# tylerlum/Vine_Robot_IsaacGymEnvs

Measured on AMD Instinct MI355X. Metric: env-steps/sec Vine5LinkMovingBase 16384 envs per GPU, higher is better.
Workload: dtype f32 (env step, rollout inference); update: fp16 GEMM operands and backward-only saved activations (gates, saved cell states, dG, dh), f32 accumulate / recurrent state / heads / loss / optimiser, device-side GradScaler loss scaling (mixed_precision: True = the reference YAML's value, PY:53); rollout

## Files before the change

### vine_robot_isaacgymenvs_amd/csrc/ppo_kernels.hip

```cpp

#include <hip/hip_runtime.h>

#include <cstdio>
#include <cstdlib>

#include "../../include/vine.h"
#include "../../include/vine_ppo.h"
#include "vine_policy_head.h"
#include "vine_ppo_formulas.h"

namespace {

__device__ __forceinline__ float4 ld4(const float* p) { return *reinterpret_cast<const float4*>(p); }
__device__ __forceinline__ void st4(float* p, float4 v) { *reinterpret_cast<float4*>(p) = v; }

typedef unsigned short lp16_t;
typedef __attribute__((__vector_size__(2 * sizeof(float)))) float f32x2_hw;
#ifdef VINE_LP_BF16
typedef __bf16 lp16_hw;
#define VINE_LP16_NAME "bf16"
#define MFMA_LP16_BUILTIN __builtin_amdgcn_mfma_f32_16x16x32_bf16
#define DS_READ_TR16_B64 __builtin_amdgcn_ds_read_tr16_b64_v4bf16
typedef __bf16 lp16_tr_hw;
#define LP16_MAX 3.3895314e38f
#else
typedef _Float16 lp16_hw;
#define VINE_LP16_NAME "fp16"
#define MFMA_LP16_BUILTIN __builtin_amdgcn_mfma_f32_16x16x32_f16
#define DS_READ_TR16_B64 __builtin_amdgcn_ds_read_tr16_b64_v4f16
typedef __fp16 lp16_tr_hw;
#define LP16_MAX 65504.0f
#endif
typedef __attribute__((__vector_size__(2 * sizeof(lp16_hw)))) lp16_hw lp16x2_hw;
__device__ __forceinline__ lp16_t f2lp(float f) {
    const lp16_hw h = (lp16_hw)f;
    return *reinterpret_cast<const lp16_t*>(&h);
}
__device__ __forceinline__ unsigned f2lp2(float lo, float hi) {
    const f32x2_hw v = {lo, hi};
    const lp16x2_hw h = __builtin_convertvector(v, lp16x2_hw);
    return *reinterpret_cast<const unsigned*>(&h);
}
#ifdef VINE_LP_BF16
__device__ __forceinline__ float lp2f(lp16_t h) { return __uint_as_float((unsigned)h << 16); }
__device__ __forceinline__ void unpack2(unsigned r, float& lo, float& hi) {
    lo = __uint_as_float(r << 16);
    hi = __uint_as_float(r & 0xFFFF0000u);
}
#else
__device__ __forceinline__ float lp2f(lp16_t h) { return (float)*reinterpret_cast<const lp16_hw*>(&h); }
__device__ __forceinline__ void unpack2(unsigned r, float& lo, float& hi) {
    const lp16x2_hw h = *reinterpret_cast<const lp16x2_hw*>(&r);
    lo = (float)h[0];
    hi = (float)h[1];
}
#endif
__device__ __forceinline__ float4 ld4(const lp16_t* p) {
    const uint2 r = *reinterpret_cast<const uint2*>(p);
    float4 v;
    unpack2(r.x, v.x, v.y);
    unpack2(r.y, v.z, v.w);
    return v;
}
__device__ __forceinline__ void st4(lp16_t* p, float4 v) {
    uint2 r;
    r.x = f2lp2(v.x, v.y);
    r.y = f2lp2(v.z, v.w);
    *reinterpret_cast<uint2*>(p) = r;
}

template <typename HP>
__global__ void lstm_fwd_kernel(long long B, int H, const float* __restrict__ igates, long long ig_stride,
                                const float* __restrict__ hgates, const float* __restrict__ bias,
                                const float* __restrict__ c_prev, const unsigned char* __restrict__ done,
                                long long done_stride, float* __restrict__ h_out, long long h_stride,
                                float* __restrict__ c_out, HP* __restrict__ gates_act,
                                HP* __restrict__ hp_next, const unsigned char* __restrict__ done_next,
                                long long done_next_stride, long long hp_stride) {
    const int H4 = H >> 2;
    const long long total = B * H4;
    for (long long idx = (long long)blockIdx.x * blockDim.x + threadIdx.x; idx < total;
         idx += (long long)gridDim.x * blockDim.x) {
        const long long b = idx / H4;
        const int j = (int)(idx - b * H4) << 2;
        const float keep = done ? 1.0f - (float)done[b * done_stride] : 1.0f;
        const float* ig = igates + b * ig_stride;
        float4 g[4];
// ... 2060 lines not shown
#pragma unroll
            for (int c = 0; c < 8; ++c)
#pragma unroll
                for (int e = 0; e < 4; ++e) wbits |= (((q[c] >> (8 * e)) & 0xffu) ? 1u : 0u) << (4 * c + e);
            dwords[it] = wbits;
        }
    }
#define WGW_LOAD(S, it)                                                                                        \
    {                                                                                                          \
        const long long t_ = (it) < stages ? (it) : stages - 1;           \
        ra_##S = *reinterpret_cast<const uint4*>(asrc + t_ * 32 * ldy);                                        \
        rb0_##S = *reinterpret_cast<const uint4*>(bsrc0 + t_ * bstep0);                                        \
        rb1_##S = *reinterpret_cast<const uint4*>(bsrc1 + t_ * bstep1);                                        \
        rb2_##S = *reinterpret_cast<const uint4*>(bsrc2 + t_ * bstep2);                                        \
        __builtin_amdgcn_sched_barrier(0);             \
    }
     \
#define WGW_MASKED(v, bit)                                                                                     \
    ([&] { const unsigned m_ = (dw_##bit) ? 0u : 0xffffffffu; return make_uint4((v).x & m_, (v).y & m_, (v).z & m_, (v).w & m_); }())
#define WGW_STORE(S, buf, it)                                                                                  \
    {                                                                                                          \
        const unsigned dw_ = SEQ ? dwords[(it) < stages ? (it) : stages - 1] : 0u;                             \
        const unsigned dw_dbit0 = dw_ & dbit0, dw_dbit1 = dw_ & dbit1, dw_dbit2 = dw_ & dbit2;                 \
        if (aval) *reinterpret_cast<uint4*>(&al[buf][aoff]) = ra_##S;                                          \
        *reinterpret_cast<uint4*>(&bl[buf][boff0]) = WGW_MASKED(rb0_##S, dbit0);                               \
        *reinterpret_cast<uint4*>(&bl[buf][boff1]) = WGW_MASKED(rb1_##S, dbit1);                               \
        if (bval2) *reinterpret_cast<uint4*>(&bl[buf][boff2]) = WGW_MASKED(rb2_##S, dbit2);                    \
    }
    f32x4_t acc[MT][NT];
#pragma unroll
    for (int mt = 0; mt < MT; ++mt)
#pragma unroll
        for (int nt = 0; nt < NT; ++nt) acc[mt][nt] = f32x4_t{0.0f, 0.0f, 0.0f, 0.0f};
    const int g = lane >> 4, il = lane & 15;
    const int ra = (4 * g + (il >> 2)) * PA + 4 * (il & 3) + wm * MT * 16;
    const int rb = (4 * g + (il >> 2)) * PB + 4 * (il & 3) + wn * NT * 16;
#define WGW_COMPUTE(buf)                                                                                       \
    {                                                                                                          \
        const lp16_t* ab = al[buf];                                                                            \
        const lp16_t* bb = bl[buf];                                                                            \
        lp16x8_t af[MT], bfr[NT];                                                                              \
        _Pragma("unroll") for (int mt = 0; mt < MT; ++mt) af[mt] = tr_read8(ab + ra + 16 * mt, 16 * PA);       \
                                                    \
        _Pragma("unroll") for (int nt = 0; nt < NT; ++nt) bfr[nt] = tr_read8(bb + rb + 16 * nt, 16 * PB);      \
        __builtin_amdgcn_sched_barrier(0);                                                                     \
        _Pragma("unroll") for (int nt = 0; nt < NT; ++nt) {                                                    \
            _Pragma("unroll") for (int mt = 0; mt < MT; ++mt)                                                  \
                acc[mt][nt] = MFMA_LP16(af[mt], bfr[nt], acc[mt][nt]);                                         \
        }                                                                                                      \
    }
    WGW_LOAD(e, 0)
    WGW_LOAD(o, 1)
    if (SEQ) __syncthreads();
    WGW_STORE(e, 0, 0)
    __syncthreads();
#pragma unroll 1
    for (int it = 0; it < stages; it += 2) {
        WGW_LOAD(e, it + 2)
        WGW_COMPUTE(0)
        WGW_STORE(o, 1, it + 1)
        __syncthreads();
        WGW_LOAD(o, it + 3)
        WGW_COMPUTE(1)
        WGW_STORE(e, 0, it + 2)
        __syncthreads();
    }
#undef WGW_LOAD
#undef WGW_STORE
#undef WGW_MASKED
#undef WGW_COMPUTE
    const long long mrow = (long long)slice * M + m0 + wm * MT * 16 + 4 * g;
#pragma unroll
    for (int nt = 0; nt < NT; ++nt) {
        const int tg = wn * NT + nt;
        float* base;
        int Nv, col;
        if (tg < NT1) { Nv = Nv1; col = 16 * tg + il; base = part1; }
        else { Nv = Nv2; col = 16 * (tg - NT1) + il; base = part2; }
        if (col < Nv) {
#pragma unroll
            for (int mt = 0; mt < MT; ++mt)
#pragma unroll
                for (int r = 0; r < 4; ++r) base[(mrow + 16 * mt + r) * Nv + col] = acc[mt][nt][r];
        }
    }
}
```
━━━━
● **Task requirements**
Lines containing the word "igates" must all be returned from the material above.

● **Expected answer**
__global__ void lstm_fwd_kernel(long long B, int H, const float* __restrict__ igates, long long ig_stride,
        const float* ig = igates + b * ig_stride;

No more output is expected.